[Records shown]
void build_layout_coati2_heads(coati_engine* e) {
  const coati_config& c = e->cfg;
  const int C = c.n_hidden_xformer, E = c.n_embd_common, V = c.n_tok;
  e->lmhead = add_entry(e, "xformer.lm_head.weight", V, C);
  auto swiglu_head = [&](coati_engine::Coati2Head& h, const std::string& p, int i_ln, int i_w1, int i_w2, int d_in, bool residual) {
    h.lnw = add_entry(e, p + std::to_string(i_ln) + ".weight", d_in, 0);
    h.lnb = add_entry(e, p + std::to_string(i_ln) + ".bias", d_in, 0);
    h.w1 = add_entry(e, p + std::to_string(i_w1) + ".weight", 2 * E, d_in);
    h.b1 = add_entry(e, p + std::to_string(i_w1) + ".bias", 2 * E, 0);
    h.w2 = add_entry(e, p + std::to_string(i_w2) + ".weight", E, E);
    h.b2 = add_entry(e, p + std::to_string(i_w2) + ".bias", E, 0);
    h.residual = residual;
  };
  if (e->enc_to_coati == 0) {
    e->s2c_lnw = add_entry(e, "smiles_to_coati.0.weight", E, 0);
    e->s2c_lnb = add_entry(e, "smiles_to_coati.0.bias", E, 0);
    e->s2c_w = add_entry(e, "smiles_to_coati.1.weight", E, C);
    e->s2c_b = add_entry(e, "smiles_to_coati.1.bias", E, 0);
  } else if (e->enc_to_coati == 1) {
    swiglu_head(e->c2s, "smiles_to_coati.", 0, 1, 3, C, false);
  } else {
    swiglu_head(e->c2s, "smiles_to_coati.net.", 0, 2, 4, C, true);
  }
  swiglu_head(e->c2t, "coati_to_token.net.", 0, 2, 4, E, true);
  e->n_trainable = e->n_params;
}

void build_layout_shadows(coati_engine* e) {
  const coati_config& c = e->cfg;
  const int C = c.n_hidden_xformer, H = c.n_hidden_e3nn, V = c.n_tok;
  if (!c.biases) {
    auto hidden = [&](int n) {
      const int64_t off = e->n_params;
      e->n_params = (off + n + 63) & ~(int64_t)63;
      return off;
    };
    for (auto& x : e->xl) { x.attnb = hidden(3 * C); x.projb = hidden(C); x.fc1b = hidden(4 * C); x.fc2b = hidden(C); }
  }

  e->n_shadow = e->n_params;
  for (auto& x : e->xl) {
    x.attnT = add_shadow(e, (int64_t)C * 3 * C);
    x.projT = add_shadow(e, (int64_t)C * C);
    x.fc1T = add_shadow(e, (int64_t)C * 4 * C);
    x.fc2T = add_shadow(e, (int64_t)4 * C * C);
  }
  e->lmheadT = add_shadow(e, (int64_t)C * e->Vpad);
  for (auto& g : e->gl) {
    g.w1ab = add_shadow(e, (int64_t)2 * H * H);
    g.w1abT = add_shadow(e, (int64_t)H * 2 * H);
    g.e3T = add_shadow(e, (int64_t)H * H);
    g.n0T = add_shadow(e, (int64_t)2 * H * H);
    g.n3T = add_shadow(e, (int64_t)H * H);
    g.n0p = c.residual ? add_shadow(e, (int64_t)2 * H * H) : -1;
  }
  if (e->enc_to_coati < 0) {
    e->gd0T = add_shadow(e, (int64_t)H * H);
    e->gd3T = add_shadow(e, (int64_t)H * H);
  }

  e->n_fp8 = 0;
  if (c.use_fp8) {
    for (auto& x : e->xl) {
      const int64_t rows[8] = {3 * C, C, 4 * C, C, C, C, C, 4 * C}, cols[8] = {C, C, C, 4 * C, 3 * C, C, 4 * C, C};
      for (int i = 0; i < 8; ++i) { x.q8[i] = e->n_fp8; e->n_fp8 += (rows[i] * cols[i] + 255) & ~(int64_t)255; }
      for (int i = 0; i < 8; ++i) { x.s8[i] = e->n_fp8; e->n_fp8 += (rows[i] * cols[i] / 32 + 255) & ~(int64_t)255; }
    }
  }

  auto job = [&](int64_t src, int ld_src, int64_t dst, int ld_dst, int rows, int cols, int transpose) {
    e->tile_start.push_back(e->n_job_tiles);
    e->jobs.push_back({src, dst, ld_src, ld_dst, rows, cols, transpose});
    e->n_job_tiles += ((rows + 31) / 32) * ((cols + 31) / 32);
  };
  for (const XLayerP& w : e->xl) {
    job(w.attnw, C, w.attnT, 3 * C, 3 * C, C, 1);
    job(w.projw, C, w.projT, C, C, C, 1);
    job(w.fc1w, C, w.fc1T, 4 * C, 4 * C, C, 1);
    job(w.fc2w, 4 * C, w.fc2T, C, C, 4 * C, 1);
  }
  job(e->lmhead, C, e->lmheadT, e->Vpad, V, C, 1);
  for (const GLayerP& w : e->gl) {
    job(w.e0w, 2 * H + 1, w.w1ab, H, H, H, 0);
    job(w.e0w + H, 2 * H + 1, w.w1ab + (int64_t)H * H, H, H, H, 0);
    job(w.e0w, 2 * H + 1, w.w1abT, 2 * H, H, H, 1);
    job(w.e0w + H, 2 * H + 1, w.w1abT + H, 2 * H, H, H, 1);
    job(w.e3w, H, w.e3T, H, H, H, 1);
    job(w.n0w, 2 * H + (c.residual ? 28 : 0), w.n0T, H, H, 2 * H, 1);
    if (c.residual) job(w.n0w, 2 * H + 28, w.n0p, 2 * H, H, 2 * H, 0);
    job(w.n3w, H, w.n3T, H, H, H, 1);
  }
  if (e->enc_to_coati < 0) {
    job(e->gd0w, H, e->gd0T, H, H, H, 1);
    job(e->gd3w, H, e->gd3T, H, H, H, 1);
  }
}

constexpr int SITE_NONE = -2;
struct ProfScope {
  coati_engine* e;
  hipStream_t s;
  bool on;
  ProfScope(coati_engine* e_, int site, double flops, hipStream_t s_, double bytes = 0.0, double bytes_per_edge = 0.0, double flops_per_edge = 0.0)
      : e(e_), s(s_), on(false) {
    if (site >= 0 && !e->prof_paused && ((e->prof_mask >> site) & 1ull) && e->ev_used + 2 <= (int)e->ev.size()) {
      on = true;
      hipEventRecord(e->ev[e->ev_used], s);
      e->prof_flops += flops;
      e->prof_bytes += bytes;
      e->prof_bytes_e += bytes_per_edge;
      e->prof_flops_e += flops_per_edge;
    }
  }
  ~ProfScope() {
    if (on) {
      hipEventRecord(e->ev[e->ev_used + 1], s);
      e->ev_used += 2;
    }
  }
};

static bool row_split_on() {
  static const bool on = []() { const char* v = getenv("COATI_ROW_SPLIT"); return !(v && v[0] == '0'); }();
  return on;
}
static int row_split_plan(const GemmArgs& a, int a_f32, int epi) {
  if (!row_split_on() || a.m_dev != nullptr || a_f32 || a.M <= 65536 || a.q8_out != nullptr) return 0;
  if (!(a.K == 256 || a.N == 256)) return 0;
  if (epi != EPI_BF16 && epi != EPI_RES_F32 && epi != EPI_QKV_ROPE && epi != EPI_GELU_GRAD && epi != EPI_MUL_AUX && epi != EPI_CE_PARTIAL &&
      epi != EPI_CE_BWD && epi != EPI_CE_BWD_ROW && epi != EPI_LNBWD) return 0;
  long long unit = 16;
  if (epi == EPI_QKV_ROPE && a.rope_row_t == nullptr && a.rope_pos == nullptr && a.rope_T > 0) {
    long long g = unit, t = a.rope_T;
    while (t) { const long long r = g % t; g = t; t = r; }
    unit = unit / g * a.rope_T;
  }
  const int n = cdiv(a.M, 57344);
  const long long rows = (cdiv(a.M, n) + unit - 1) / unit * unit;
  if (rows <= 40960 || rows > 57344 || rows >= a.M) return 0;
  if (epi == EPI_CE_PARTIAL) {
    GemmArgs b = a;
    b.M = (int)rows;
    if (a.partial_tile != 64 || gemm_ce_tile_width(b) != 64) return 0;
  }
  return (int)rows;
}
static void advance_rows(GemmArgs& a, long long r0, int epi, int lnb_partial_rows_done) {
  const bool out32 = (epi == EPI_F32 || epi == EPI_RES_F32 || epi == EPI_ACC_F32 || epi == EPI_LNBWD);
  auto adv = [&](const void* q, long long bytes) -> const void* { return q ? reinterpret_cast<const char*>(q) + bytes : nullptr; };
  a.A = adv(a.A, r0 * a.lda * 2);
  a.C = const_cast<void*>(adv(a.C, r0 * a.ldc * (out32 ? 4 : 2)));
  const long long aux_in_b = (epi == EPI_RES_F32 || epi == EPI_LNBWD) ? 4 : (epi == EPI_MUL_AUX ? 1 : 2);
  const long long aux_out_b = (epi == EPI_GELU_GRAD) ? 1 : 2;
  a.aux_in = adv(a.aux_in, r0 * a.ld_aux * aux_in_b);
  a.aux_out = const_cast<void*>(adv(a.aux_out, r0 * a.ld_aux * aux_out_b));
  if (a.lse) a.lse += r0;
  if (a.target) a.target += r0;
  if (a.row_scale) a.row_scale += r0;
  if (a.partial) a.partial += r0 * cdiv(a.N, a.partial_tile > 0 ? a.partial_tile : 128);
  if (a.rope_row_t) a.rope_row_t += r0;
  if (a.ln_x) { a.ln_x += r0 * a.ln_ldx; a.ln_mean += r0; a.ln_rstd += r0; }
  if (a.lnb_x) { a.lnb_x += r0 * a.lnb_ldx; a.lnb_mean += r0; a.lnb_rstd += r0; }
  if (a.lnb_partial) a.lnb_partial += (long long)lnb_partial_rows_done * 2 * a.N;
  if (a.chain_C) a.chain_C += r0 * a.chain_ldc;
}
static int gemm_rows(const GemmArgs& a, int a_f32, int epi, hipStream_t s, int* lnb_rows = nullptr) {
  const int rows = row_split_plan(a, a_f32, epi);
  if (rows == 0) {
    if (lnb_rows) { int nwg = 0; gemm_ring_lnbwd_supported(a, &nwg); *lnb_rows = nwg; }
    return launch_gemm_nt(a, a_f32, epi, s);
  }
  int done = 0;
  for (long long r0 = 0; r0 < a.M; r0 += rows) {
    GemmArgs b = a;
    b.M = (int)std::min<long long>(rows, a.M - r0);
    advance_rows(b, r0, epi, done);
    if (epi == EPI_LNBWD) {
      int nwg = 0;
      if (!gemm_ring_lnbwd_supported(b, &nwg)) { coati_set_error("gemm_rows: a row range of %d rows does not take the fused LayerNorm backward", b.M); return COATI_ESHAPE; }
      done += nwg;
    }
    COATI_TRY(launch_gemm_nt(b, a_f32, epi, s));
  }
  if (lnb_rows) *lnb_rows = done;
  return COATI_OK;
}
static bool lnbwd_rows_supported(const GemmArgs& a, int* nwg) {
  const int rows = row_split_plan(a, 0, EPI_LNBWD);
  if (rows == 0) return gemm_ring_lnbwd_supported(a, nwg);
  int total = 0;
  for (long long r0 = 0; r0 < a.M; r0 += rows) {
    GemmArgs b = a;
    b.M = (int)std::min<long long>(rows, a.M - r0);
    int k = 0;
    if (!gemm_ring_lnbwd_supported(b, &k)) return false;
    total += k;
  }
  if (nwg) *nwg = total;
  return true;
}

static bool gnn_edge_fused_on() {
  static const bool on = []() { const char* v = getenv("COATI_GNN_EDGE_FUSED"); return !(v && v[0] == '0'); }();
  return on;
}
static bool lpt_on() {
  static const bool on = []() { const char* v = getenv("COATI_ATTN_LPT"); return !(v && v[0] == '0'); }();
  return on;
}
int gemm(coati_engine* e, int site, const void* A, int a_f32, int64_t lda, const bf16_t* Bm, int64_t ldb, int M,
         int N, int K, void* Cm, int64_t ldc, const float* bias, int epi, const void* aux_in, void* aux_out,
         int64_t ld_aux, hipStream_t s) {
  GemmArgs a;
  memset(&a, 0, sizeof(a));
  a.A = A; a.lda = lda; a.B = Bm; a.ldb = ldb; a.M = M; a.N = N; a.K = K; a.C = Cm; a.ldc = ldc; a.bias = bias;
  a.aux_in = aux_in; a.aux_out = aux_out; a.ld_aux = ld_aux;
  const bool out32 = (epi == EPI_F32 || epi == EPI_RES_F32 || epi == EPI_ACC_F32);
  double bytes = (double)M * K * (a_f32 ? 4 : 2) + (double)N * K * 2 + (double)M * N * (out32 ? 4 : 2);
  if (epi == EPI_RES_F32 || epi == EPI_ACC_F32) bytes += (double)M * N * 4;
  if (epi == EPI_GELU || epi == EPI_SILU || epi == EPI_DGELU || epi == EPI_DSILU) bytes += (double)M * N * 2;
  if (epi == EPI_GELU_GRAD || epi == EPI_MUL_AUX) bytes += (double)M * N;
  ProfScope ps(e, site, 2.0 * M * N * K, s, bytes);
  return gemm_rows(a, a_f32, epi, s);
}
int wgrad(coati_engine* e, int site, const void* A, int a_f32, int64_t lda, const bf16_t* Bm, int64_t ldb, int M,
          int N, int K, float* dW, int64_t ldw, float* dbias, int n_out, hipStream_t s) {
  WgradArgs a;
  a.A = A; a.lda = lda; a.B = Bm; a.ldb = ldb; a.M = M; a.N = N; a.K = K; a.dW = dW; a.ldw = ldw; a.dbias = dbias;
  a.n_out = n_out;
  ProfScope ps(e, site, 2.0 * M * N * K, s, (double)M * N * (a_f32 ? 4 : 2) + (double)M * K * 2 + (double)N * K * 8);
  return launch_wgrad(a, a_f32, s);
}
[/Records shown]
Take the lines above from the one containing "static bool row_split_on()" down to the one containing "b.M = (int)rows;", and transcribe them exactly, both ends included.

# Finished task
static bool row_split_on() {
  static const bool on = []() { const char* v = getenv("COATI_ROW_SPLIT"); return !(v && v[0] == '0'); }();
  return on;
}
static int row_split_plan(const GemmArgs& a, int a_f32, int epi) {
  if (!row_split_on() || a.m_dev != nullptr || a_f32 || a.M <= 65536 || a.q8_out != nullptr) return 0;
  if (!(a.K == 256 || a.N == 256)) return 0;
  if (epi != EPI_BF16 && epi != EPI_RES_F32 && epi != EPI_QKV_ROPE && epi != EPI_GELU_GRAD && epi != EPI_MUL_AUX && epi != EPI_CE_PARTIAL &&
      epi != EPI_CE_BWD && epi != EPI_CE_BWD_ROW && epi != EPI_LNBWD) return 0;
  long long unit = 16;
  if (epi == EPI_QKV_ROPE && a.rope_row_t == nullptr && a.rope_pos == nullptr && a.rope_T > 0) {
    long long g = unit, t = a.rope_T;
    while (t) { const long long r = g % t; g = t; t = r; }
    unit = unit / g * a.rope_T;
  }
  const int n = cdiv(a.M, 57344);
  const long long rows = (cdiv(a.M, n) + unit - 1) / unit * unit;
  if (rows <= 40960 || rows > 57344 || rows >= a.M) return 0;
  if (epi == EPI_CE_PARTIAL) {
    GemmArgs b = a;
    b.M = (int)rows;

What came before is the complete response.